On Nov 3, 2005, at 23:04, Lee Begg wrote:

> On Fri, 04 Nov 2005 10:41, Matthew Flatt wrote:
>>
>>  * If you system supports IPv6, beware that "localhost" is probably
>>    mapped to an IPv6 address by default. In that case, if you're  
>> trying
>>    to contact an IPv4 server, it probably won't work; use "127.0.0.1"
>>    instead.
>
> All the computers I have dealt with use ip6-localhost for the IPv6  
> loopback,
> so localhost remains IPv4 only.

Hmm, both my main OS:es seems to do it differently. Darwin 8.3.0  
seems to map 'localhost' to both '127.0.0.1' and '::1' (in that  
order), while OpenBSD (3.5 in this case) also maps 'localhost' to  
both v4 and v6, but in the opposite order from Darwin. SuSE Linux  
also seems to map 'localhost' to both v4 and v6.

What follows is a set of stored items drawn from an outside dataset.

# picoexperiment/AutoBub3hs

Hardware: AMD Instinct MI355X
Metric: frames/s end-to-end detect @1280x1024 8-bit (higher is better)
Workload: dtype u8

## Files before the change

### autobub3hs_amd/_lib.py

```python
import ctypes as C
import os
import subprocess

HERE = os.path.dirname(os.path.abspath(__file__))
SO = os.path.join(HERE, "libabub_hip.so")
HEADER = os.path.join(os.path.dirname(HERE), "include", "abub_hip.h")


class Job(C.Structure):
    _fields_ = [("cur", C.c_uint32), ("ref", C.c_uint32), ("model", C.c_uint32), ("out", C.c_uint32)]


class TrigSeg(C.Structure):
    _fields_ = [("hist", C.c_void_p), ("pending", C.c_void_p), ("first", C.c_int32), ("count", C.c_int32)]


class TrigStack(C.Structure):
    _fields_ = [("seg0", C.c_uint32), ("nseg", C.c_uint32), ("F", C.c_int32), ("start", C.c_int32), ("tss", C.c_int32),
                ("first_bad", C.c_int32)]


def build(force=False):
    srcs = [os.path.join(HERE, "csrc", f) for f in os.listdir(os.path.join(HERE, "csrc"))
            if f.endswith((".hip", ".h", ".hpp")) or f == "Makefile"] + [HEADER]
    stale = force or not os.path.exists(SO) or any(os.path.getmtime(s) > os.path.getmtime(SO) for s in srcs)
    if stale:
        subprocess.check_call(["make", "-C", os.path.join(HERE, "csrc"), "-s"])
    return SO


_vp, _i, _sz = C.c_void_p, C.c_int, C.c_size_t
SIGNATURES = {
    "abub_last_error": (C.c_char_p, []),
    "abub_device_count": (_i, []),
    "abub_device_info": (_i, [_i, C.c_char_p, _i, C.POINTER(_i), C.POINTER(C.c_uint64)]),
    "abub_sigma6_dev": (_i, [_vp, _vp, _sz, _vp]),
    "abub_fill_stack_jobs_dev": (_i, [_vp, _i, _i, _i, _i, _i, _i, _vp]),
    "abub_diff_hist_dev": (_i, [_vp, _vp, _vp, _i, _i, _i, _vp, _vp, _i, _vp]),
    "abub_diff_roi_dev": (_i, [_vp, _vp, _vp, _i, _i, _i, _i, _i, _i, _vp, _vp, _vp]),
    "abub_train_dev": (_i, [_vp, _vp, _i, _i, _i, _vp, _vp, _vp]),
    "abub_pair_hist_dev": (_i, [_vp, _vp, _i, _i, _i, _vp, _vp]),
    "abub_posttrig_dev": (_i, [_vp, _vp, _vp, _vp, _i, _i, _i, _vp, _vp, _vp]),
    "abub_fg_compact_dev": (_i, [_vp, _i, _i, _i, _vp, _vp, _i, _vp, _vp]),
    "abub_fast_path": (_i, [_i]),
    "abub_scratch_release": (_i, [_vp]),
    "abub_bound_counts_dev": (_i, [_vp, C.POINTER(C.c_uint32)]),
    "abub_diff_hist_chained_dev": (_i, [_vp, _vp, _vp, _i, _i, _i, _vp, _i, _i, _vp]),
    "abub_diff_hist_chained_store_dev": (_i, [_vp, _vp, _vp, _i, _i, _i, _vp, _vp, _i, _i, _vp]),
    "abub_k2_set_option": (_i, [C.c_char_p, _i]),
    "abub_k2_deferred_ok": (_i, [_i, _i]),
    "abub_k3_set_option": (_i, [C.c_char_p, _i]),
    "abub_k2_pieces_cap": (_sz, [_i, _i, _i]),
    "abub_png_raw_stride": (_sz, [_i, _i]),
    "abub_png_decode_dev": (_i, [_vp, _sz, _vp, _i, _vp, _i, _vp, _i, _i, _i, _vp, _sz, _vp, _sz, _vp, _sz, _vp, _vp]),
    "abub_diff_hist_chained_deferred_dev": (_i, [_vp, _vp, _vp, _i, _i, _i, _vp, _i, _i, _vp, C.c_uint32, _vp, _vp, _vp]),
    "abub_diff_hist_pieces_dev": (_i, [_vp, _vp, _vp, _i, _i, _i, _vp, _vp, _vp, _vp, _vp]),
    "abub_diff_hist_compact_dev": (_i, [_vp, _vp, _vp, _i, _i, _i, _vp, _vp, _vp, _vp, C.c_uint32, _vp, C.c_uint32, _vp]),
    "abub_posttrig_compact_dev": (_i, [_vp, _vp, _vp, _vp, _i, _i, _i, _vp, _vp, _vp, _vp, C.c_uint32, _vp, C.c_uint32, _vp]),
    "abub_pairs_group_dev": (_i, [_vp, _vp, C.c_uint32, _i, _vp, _vp, _vp, _vp, _vp]),
    "abub_pairs_group_hist_dev": (_i, [_vp, _vp, C.c_uint32, _i, _vp, _vp, _vp, _vp, _vp, _vp, _vp]),
    "abub_fg_compact_pairs_dev": (_i, [_vp, _i, _i, _i, _vp, _vp, C.c_uint32, _vp, _vp]),
    "abub_match_ccorr_dev": (_i, [_vp, _i, _i, _vp, _i, _i, _vp, _vp, _vp]),
    "abub_subsat_hist_dev": (_i, [_vp, _vp, _i, _i, _vp, _vp]),
    "abub_match_ccorr_batch_dev": (_i, [_vp, _i, _i, _vp, _i, _vp, _i, _i, _vp, _vp, _vp]),
    "abub_match_best_batch_dev": (_i, [_vp, _i, _i, _vp, _i, _vp, _i, _i, _vp, _vp, _sz, _vp]),
    "abub_match_best_scratch_bytes": (_sz, [_i, _i, _i, _i, _i]),
    "abub_binarize_thr_dev": (_i, [_vp, _vp, _i, _i, _i, _vp, _vp]),
    "abub_label_blobs_dev": (_i, [_vp, _vp, _vp, C.c_uint32, _i, _i, _i, _vp, _vp, _vp, _vp, C.c_uint32, _vp, _vp, _vp, _vp,
                                  C.c_uint32, _vp, _vp, _sz, _vp]),
    "abub_label_blobs_scratch_bytes": (_sz, [_i, _i, _i, C.c_uint32, _i]),
    "abub_trace_contours_dev": (_i, [_vp, _vp, C.c_uint32, _i, _i, _i, _vp, _vp, _vp, _vp, C.c_uint32, _vp, _vp, C.c_uint32,
                                     _vp, _vp, _sz, _vp]),
    "abub_trace_contours_scratch_bytes": (_sz, [_i, C.c_uint32]),
    "abub_trace_contours_limits": (_i, [C.POINTER(_i), C.POINTER(_i)]),
    "abub_trigger_search_dev": (_i, [_vp, _vp, _i, _i, _i, _i, _vp, _sz, _vp, _vp, _i, _vp]),
    "abub_trigger_search_desc_bytes": (_sz, [_i, _i]),
    "abub_trigger_clear_pending_dev": (_i, [_vp, _vp, _sz, _vp]),
    "abub_trigger_search_limits": (_i, [C.POINTER(_i), C.POINTER(_i)]),
    "abub_ctx_create": (_i, [C.POINTER(_vp), _i, _i, _i, _i]),
    "abub_ctx_destroy": (None, [_vp]),
    "abub_ctx_train": (_i, [_vp, C.POINTER(_vp), _i, _vp, _vp]),
    "abub_ctx_pair_hist": (_i, [_vp, _vp, _vp, _vp]),
    "abub_ctx_set_model": (_i, [_vp, _vp, _vp]),
    "abub_ctx_upload_stack": (_i, [_vp, C.POINTER(_vp), _i]),
    "abub_ctx_diff_hist_batch": (_i, [_vp, _i, _i, _i, _vp]),
    "abub_ctx_diff_frame": (_i, [_vp, _i, _i, _vp, _vp]),
    "abub_ctx_diff_frame_roi": (_i, [_vp, _i, _i, _i, _i, _i, _i, _vp, _vp]),
    "abub_ctx_posttrig": (_i, [_vp, _i, _vp, _vp]),
    "abub_ctx_foreground": (_i, [_vp, _i, _vp, _i, C.POINTER(_i)]),
    "abub_ctx_match_template": (_i, [_vp, _i, _vp, _i, _i, _vp, _vp]),
    "abub_ctx_subtract_image": (_i, [_vp, _vp, _vp]),
    "abub_ctx_set_image": (_i, [_vp, _vp]),
    "abub_ctx_fetch_image": (_i, [_vp, _vp]),
}
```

> The C API for connecting (and listening) have changed slightly, and  
> it is now
> expected that the program will loop through the addresses provided  
> by name
> lookup until it successfully connects.  So if localhost maps to  
> ipv4 and
> ipv6, there shouldn't be a problem.

Yes, but doesn't the order of binding become important then? I.e. if  
you happen to bind 'localhost' to *both' v4 and v6, the order of the  
result-set from getaddrinfo will impact the type of socket you get?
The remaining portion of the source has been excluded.